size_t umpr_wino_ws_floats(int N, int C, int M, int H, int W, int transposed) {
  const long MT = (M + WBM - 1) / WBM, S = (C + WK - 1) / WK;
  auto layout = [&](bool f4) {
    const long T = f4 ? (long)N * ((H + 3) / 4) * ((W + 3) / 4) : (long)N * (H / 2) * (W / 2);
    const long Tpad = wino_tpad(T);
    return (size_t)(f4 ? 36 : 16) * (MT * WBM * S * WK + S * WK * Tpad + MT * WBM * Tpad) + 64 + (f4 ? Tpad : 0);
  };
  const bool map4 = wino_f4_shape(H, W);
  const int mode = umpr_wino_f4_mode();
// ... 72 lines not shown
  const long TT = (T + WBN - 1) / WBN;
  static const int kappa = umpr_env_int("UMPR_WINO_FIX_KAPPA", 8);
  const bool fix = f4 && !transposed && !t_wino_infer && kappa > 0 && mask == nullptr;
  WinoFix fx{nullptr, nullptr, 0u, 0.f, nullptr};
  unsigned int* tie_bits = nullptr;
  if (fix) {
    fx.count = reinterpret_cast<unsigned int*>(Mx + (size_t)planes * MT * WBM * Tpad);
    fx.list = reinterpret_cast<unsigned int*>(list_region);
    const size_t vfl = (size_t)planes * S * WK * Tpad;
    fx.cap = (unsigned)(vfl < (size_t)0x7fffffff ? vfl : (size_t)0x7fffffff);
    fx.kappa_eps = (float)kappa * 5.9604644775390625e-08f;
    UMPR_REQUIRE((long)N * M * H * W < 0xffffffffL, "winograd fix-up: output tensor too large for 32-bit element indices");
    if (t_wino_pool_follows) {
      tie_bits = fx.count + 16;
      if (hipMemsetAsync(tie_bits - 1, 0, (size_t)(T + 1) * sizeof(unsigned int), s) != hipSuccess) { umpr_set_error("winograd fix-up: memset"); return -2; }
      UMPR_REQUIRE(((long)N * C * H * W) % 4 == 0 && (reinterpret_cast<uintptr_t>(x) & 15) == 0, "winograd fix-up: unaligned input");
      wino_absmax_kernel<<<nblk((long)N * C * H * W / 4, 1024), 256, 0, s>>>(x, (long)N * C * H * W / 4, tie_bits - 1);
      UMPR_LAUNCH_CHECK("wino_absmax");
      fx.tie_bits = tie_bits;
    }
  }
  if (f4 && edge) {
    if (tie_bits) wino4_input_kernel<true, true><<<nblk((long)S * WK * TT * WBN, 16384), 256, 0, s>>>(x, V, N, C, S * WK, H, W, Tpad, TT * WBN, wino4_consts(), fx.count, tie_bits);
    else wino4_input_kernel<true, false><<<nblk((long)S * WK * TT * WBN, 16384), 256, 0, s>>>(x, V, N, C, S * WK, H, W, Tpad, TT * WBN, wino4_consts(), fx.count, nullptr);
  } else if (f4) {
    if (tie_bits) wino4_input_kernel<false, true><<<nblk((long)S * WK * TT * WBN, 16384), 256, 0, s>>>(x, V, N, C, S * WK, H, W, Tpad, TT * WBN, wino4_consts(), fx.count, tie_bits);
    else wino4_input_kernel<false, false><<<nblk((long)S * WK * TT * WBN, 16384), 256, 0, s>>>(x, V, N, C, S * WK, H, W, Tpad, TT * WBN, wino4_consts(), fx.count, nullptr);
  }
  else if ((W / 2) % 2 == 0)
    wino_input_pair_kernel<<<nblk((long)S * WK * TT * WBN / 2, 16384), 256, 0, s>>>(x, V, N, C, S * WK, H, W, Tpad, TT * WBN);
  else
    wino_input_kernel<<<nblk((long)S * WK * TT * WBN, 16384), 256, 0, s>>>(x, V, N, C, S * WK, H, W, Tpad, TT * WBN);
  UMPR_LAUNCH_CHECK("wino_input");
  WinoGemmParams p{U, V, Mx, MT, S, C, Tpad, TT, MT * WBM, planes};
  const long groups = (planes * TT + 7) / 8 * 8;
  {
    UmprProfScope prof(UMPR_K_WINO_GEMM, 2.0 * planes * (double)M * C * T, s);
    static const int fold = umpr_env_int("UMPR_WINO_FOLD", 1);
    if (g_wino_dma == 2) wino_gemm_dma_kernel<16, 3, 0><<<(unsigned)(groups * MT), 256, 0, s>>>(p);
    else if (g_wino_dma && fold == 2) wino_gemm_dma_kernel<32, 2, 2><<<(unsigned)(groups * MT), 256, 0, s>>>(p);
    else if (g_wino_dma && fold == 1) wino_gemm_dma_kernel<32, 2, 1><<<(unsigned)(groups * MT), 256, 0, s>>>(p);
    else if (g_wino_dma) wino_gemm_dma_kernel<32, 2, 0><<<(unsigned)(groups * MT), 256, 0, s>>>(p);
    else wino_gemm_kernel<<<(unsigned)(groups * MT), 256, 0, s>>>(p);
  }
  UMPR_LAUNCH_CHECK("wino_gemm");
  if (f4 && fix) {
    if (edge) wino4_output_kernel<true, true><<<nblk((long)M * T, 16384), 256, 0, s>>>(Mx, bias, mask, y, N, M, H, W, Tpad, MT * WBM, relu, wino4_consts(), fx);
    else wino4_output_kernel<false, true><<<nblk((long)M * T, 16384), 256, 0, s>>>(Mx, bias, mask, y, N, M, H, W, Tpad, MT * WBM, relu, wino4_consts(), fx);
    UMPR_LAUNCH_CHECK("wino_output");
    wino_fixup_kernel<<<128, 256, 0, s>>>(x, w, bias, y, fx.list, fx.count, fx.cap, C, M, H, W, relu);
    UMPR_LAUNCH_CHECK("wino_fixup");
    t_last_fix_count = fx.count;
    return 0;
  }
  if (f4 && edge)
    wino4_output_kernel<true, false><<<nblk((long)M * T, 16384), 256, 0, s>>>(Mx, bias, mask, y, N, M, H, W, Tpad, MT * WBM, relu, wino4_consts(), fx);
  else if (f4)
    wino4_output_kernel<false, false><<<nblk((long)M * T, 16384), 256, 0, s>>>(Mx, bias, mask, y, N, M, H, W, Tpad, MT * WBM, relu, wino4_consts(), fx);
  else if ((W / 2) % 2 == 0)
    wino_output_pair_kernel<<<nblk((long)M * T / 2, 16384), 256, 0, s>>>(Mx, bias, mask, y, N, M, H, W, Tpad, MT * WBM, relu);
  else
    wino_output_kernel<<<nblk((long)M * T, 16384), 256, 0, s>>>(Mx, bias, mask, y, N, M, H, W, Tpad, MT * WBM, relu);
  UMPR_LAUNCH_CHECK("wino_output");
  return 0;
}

...

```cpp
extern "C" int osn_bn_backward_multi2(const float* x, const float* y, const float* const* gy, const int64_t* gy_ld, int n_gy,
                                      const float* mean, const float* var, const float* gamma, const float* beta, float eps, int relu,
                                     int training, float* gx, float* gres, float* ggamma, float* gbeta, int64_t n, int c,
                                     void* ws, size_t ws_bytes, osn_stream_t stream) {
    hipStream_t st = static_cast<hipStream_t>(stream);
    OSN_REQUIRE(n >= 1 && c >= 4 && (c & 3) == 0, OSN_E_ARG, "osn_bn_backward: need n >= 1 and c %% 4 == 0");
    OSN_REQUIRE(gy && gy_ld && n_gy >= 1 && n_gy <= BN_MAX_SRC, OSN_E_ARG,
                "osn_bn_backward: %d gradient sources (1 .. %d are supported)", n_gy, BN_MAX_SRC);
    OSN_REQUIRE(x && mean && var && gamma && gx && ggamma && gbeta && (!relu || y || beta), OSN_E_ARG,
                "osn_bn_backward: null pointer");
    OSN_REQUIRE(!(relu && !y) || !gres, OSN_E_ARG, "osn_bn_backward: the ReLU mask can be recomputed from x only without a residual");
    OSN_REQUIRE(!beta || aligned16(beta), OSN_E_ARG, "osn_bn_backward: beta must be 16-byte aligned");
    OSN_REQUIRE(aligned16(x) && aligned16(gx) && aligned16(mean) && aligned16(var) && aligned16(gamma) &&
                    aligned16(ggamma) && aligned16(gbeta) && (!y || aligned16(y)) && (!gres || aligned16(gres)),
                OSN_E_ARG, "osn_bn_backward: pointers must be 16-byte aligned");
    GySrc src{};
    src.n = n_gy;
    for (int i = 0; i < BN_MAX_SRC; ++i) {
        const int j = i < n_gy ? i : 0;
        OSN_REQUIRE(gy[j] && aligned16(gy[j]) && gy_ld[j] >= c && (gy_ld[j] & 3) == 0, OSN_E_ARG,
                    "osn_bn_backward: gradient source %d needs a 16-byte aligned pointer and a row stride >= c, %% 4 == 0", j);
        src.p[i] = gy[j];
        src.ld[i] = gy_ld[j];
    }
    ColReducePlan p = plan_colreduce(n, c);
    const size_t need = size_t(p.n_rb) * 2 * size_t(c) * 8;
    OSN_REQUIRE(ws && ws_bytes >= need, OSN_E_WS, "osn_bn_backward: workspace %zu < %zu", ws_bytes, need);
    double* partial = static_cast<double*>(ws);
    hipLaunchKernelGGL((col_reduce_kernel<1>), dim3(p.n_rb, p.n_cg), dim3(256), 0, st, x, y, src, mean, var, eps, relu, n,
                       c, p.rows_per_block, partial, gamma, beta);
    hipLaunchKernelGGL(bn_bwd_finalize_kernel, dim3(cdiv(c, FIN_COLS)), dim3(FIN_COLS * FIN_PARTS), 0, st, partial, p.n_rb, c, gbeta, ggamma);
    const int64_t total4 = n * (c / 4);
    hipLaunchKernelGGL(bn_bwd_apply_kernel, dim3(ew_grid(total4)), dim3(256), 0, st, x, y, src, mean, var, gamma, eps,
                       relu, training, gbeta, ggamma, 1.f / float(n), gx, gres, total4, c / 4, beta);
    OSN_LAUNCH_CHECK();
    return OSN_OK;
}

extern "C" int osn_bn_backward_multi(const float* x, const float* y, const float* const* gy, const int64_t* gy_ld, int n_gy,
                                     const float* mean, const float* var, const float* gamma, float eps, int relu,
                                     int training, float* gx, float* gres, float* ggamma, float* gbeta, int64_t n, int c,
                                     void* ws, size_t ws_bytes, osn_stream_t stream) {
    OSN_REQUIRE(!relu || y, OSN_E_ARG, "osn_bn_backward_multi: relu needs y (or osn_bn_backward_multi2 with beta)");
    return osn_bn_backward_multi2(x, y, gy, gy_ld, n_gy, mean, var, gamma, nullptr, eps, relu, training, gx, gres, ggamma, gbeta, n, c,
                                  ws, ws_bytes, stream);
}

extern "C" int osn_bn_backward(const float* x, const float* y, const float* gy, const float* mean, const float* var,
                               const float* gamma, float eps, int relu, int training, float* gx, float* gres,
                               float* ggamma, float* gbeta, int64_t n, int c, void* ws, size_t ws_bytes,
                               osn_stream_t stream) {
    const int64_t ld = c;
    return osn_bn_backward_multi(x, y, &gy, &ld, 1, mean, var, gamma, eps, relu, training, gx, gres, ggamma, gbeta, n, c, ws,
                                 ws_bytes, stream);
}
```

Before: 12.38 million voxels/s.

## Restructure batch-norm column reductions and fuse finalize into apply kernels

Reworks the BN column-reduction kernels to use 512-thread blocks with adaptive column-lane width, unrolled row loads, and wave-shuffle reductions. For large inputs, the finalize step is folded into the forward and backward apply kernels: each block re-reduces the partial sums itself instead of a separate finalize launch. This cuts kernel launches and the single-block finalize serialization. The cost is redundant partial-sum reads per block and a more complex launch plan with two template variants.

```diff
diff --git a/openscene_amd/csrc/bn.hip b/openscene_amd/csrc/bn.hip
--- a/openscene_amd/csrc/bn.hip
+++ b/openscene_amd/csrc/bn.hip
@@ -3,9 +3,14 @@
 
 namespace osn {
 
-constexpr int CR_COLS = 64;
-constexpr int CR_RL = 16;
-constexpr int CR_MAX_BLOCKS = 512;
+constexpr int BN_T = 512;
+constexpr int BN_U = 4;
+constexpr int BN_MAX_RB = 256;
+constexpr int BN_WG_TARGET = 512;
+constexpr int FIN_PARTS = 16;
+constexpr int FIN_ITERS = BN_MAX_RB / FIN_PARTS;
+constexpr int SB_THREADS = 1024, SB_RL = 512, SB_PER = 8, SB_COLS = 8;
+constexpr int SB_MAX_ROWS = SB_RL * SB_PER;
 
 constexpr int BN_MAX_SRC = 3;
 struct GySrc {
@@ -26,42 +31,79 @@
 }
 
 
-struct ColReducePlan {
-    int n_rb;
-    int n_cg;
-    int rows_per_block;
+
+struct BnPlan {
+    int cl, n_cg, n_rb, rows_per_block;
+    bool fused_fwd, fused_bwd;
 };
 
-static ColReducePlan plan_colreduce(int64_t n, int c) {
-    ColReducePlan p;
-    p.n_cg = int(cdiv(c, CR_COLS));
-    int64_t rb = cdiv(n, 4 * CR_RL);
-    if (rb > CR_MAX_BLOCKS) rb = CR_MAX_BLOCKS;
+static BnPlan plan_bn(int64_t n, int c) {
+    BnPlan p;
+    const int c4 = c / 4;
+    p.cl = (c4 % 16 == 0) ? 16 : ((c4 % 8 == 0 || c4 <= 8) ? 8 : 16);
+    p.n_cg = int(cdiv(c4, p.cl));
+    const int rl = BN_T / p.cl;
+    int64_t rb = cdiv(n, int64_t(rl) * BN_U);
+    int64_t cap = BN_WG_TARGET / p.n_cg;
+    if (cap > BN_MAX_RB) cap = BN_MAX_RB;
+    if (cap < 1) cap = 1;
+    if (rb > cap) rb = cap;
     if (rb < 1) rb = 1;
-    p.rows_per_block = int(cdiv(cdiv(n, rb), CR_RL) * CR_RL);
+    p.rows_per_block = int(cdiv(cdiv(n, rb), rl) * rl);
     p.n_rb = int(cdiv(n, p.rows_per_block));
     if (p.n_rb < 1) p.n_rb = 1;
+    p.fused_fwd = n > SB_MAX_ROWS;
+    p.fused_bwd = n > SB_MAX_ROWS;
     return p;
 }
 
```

* * *

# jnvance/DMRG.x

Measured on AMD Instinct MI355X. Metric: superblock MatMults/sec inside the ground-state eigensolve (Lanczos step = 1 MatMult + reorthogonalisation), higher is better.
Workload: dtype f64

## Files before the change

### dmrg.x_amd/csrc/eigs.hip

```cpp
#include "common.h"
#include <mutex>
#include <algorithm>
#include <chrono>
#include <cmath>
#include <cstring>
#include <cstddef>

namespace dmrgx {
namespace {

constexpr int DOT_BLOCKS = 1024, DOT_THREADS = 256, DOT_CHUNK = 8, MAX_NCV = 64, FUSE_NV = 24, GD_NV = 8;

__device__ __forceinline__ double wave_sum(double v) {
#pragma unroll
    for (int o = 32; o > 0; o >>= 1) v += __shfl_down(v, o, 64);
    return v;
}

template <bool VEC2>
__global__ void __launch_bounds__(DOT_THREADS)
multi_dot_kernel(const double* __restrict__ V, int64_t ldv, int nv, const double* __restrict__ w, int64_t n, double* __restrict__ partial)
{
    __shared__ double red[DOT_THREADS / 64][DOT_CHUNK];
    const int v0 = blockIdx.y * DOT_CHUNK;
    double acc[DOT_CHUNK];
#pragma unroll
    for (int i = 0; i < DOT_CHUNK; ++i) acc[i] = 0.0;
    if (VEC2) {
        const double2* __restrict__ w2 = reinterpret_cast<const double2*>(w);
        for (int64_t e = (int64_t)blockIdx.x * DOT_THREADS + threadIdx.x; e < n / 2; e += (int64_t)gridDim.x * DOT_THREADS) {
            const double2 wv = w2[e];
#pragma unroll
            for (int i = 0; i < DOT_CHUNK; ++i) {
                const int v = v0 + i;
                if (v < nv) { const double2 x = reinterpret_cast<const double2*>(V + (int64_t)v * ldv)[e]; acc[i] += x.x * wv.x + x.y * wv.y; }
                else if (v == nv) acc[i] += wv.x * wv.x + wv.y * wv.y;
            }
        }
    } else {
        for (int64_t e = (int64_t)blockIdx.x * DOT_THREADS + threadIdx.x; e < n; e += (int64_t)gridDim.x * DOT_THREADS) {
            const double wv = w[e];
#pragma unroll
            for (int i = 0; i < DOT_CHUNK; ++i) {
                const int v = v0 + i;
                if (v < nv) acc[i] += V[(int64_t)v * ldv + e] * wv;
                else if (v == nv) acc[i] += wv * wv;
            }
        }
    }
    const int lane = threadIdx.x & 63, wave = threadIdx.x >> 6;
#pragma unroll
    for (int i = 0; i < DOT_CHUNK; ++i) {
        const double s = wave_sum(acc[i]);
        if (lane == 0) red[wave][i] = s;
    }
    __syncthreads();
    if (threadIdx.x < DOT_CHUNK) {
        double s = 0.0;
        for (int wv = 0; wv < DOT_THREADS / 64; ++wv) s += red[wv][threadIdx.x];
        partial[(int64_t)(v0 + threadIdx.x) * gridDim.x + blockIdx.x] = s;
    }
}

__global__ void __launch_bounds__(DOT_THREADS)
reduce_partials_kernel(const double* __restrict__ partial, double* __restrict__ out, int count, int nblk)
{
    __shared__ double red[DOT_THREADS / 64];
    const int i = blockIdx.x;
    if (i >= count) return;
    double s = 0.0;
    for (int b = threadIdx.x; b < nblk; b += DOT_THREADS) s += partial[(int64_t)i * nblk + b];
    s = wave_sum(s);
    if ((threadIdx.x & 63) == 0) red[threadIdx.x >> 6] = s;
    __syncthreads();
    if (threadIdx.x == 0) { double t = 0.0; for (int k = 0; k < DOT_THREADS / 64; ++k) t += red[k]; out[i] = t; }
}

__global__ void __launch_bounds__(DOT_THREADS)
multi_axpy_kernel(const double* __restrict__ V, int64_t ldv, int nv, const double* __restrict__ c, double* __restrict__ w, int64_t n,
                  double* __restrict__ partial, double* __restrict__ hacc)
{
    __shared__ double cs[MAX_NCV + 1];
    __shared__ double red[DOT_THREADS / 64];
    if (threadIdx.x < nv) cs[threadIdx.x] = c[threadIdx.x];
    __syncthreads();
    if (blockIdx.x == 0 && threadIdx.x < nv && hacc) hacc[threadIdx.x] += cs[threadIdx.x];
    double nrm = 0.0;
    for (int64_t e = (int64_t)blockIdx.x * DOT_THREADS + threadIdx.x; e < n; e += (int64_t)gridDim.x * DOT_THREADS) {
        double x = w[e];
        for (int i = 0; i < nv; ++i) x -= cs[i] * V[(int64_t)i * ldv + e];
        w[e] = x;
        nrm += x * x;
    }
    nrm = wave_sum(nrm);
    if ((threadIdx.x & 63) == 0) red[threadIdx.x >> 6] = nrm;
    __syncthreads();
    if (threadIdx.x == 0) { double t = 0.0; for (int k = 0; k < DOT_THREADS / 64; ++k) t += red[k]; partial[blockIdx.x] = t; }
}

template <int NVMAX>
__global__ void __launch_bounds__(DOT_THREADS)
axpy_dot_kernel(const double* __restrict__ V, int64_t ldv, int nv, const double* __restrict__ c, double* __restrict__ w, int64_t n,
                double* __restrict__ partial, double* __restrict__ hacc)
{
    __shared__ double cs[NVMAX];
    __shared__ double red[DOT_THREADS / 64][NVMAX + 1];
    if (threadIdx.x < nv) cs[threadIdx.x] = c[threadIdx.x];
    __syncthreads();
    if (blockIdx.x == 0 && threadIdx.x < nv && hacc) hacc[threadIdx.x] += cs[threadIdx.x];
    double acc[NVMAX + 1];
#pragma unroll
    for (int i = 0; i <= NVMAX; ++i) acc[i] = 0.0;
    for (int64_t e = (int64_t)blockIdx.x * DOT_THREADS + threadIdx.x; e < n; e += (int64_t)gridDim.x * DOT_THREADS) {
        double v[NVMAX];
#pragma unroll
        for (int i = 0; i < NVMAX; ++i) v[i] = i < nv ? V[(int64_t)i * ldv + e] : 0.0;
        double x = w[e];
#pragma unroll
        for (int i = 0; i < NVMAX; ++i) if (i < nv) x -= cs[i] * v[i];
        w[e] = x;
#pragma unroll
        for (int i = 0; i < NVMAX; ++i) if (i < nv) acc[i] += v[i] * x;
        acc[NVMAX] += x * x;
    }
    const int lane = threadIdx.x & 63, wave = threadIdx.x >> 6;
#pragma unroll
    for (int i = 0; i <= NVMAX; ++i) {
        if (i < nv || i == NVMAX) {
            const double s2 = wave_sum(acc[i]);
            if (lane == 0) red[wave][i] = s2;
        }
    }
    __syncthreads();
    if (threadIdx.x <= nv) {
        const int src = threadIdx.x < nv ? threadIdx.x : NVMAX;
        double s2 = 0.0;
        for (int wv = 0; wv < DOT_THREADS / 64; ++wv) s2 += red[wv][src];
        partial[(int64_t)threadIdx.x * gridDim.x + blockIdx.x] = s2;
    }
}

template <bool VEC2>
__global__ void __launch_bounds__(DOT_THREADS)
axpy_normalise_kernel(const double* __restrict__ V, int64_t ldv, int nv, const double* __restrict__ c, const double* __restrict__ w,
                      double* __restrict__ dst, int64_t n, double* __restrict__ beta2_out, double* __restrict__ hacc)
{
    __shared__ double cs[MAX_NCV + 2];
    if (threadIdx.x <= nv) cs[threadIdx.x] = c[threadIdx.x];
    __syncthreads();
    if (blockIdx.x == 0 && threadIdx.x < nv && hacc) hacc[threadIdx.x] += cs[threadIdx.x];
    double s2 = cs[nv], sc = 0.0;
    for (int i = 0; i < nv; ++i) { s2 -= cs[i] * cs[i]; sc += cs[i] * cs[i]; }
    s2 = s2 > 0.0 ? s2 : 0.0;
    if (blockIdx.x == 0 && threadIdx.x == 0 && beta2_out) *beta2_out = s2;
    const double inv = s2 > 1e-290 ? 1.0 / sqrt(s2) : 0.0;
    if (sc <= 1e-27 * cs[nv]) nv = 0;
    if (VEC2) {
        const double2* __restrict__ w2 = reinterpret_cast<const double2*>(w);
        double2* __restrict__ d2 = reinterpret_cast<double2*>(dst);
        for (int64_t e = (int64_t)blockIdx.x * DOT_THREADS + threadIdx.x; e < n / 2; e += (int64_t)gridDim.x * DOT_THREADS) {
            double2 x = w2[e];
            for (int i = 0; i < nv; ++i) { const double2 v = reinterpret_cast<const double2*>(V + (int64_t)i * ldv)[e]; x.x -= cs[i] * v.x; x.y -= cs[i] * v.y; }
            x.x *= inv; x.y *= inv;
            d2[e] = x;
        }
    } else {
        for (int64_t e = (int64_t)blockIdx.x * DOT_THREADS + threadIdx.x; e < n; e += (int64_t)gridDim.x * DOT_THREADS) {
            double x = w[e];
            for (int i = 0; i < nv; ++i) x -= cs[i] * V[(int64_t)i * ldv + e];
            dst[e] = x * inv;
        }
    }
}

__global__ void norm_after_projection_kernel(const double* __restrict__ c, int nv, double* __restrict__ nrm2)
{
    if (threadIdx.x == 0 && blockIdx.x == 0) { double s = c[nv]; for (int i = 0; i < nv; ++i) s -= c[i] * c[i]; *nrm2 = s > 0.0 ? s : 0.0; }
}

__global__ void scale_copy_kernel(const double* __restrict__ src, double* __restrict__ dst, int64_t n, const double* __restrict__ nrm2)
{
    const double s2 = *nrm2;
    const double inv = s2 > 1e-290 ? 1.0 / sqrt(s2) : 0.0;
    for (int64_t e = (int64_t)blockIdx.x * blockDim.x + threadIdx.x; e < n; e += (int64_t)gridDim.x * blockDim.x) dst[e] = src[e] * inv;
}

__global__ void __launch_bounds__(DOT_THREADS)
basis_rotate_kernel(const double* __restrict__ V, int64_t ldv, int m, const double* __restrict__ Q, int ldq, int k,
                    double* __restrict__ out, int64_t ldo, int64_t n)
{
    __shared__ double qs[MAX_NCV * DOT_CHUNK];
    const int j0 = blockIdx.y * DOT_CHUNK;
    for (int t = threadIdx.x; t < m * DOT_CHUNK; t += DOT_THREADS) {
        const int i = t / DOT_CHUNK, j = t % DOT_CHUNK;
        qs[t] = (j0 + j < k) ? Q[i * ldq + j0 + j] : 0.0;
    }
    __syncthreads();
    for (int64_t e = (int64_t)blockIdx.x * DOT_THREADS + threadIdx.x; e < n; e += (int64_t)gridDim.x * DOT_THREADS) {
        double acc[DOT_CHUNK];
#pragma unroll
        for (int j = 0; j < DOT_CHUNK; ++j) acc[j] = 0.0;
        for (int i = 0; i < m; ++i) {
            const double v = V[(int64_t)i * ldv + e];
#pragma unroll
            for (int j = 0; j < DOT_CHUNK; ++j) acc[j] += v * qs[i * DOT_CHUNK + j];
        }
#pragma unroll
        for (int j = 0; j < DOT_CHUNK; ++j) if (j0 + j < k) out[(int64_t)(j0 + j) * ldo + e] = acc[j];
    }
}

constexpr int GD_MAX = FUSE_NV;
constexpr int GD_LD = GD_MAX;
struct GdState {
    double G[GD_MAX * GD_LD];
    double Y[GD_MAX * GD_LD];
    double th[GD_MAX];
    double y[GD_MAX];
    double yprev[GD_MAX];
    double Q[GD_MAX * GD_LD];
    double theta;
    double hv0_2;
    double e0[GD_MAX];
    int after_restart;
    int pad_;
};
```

EXERCISE DETAILS: The lines above from the one with "size_t umpr_wino_ws_floats(int N, int" through the one with "const long Tpad = wino_tpad(T);" are to be duplicated exactly, ends included, with nothing added.

WRITTEN SOLUTION:
size_t umpr_wino_ws_floats(int N, int C, int M, int H, int W, int transposed) {
  const long MT = (M + WBM - 1) / WBM, S = (C + WK - 1) / WK;
  auto layout = [&](bool f4) {
    const long T = f4 ? (long)N * ((H + 3) / 4) * ((W + 3) / 4) : (long)N * (H / 2) * (W / 2);
    const long Tpad = wino_tpad(T);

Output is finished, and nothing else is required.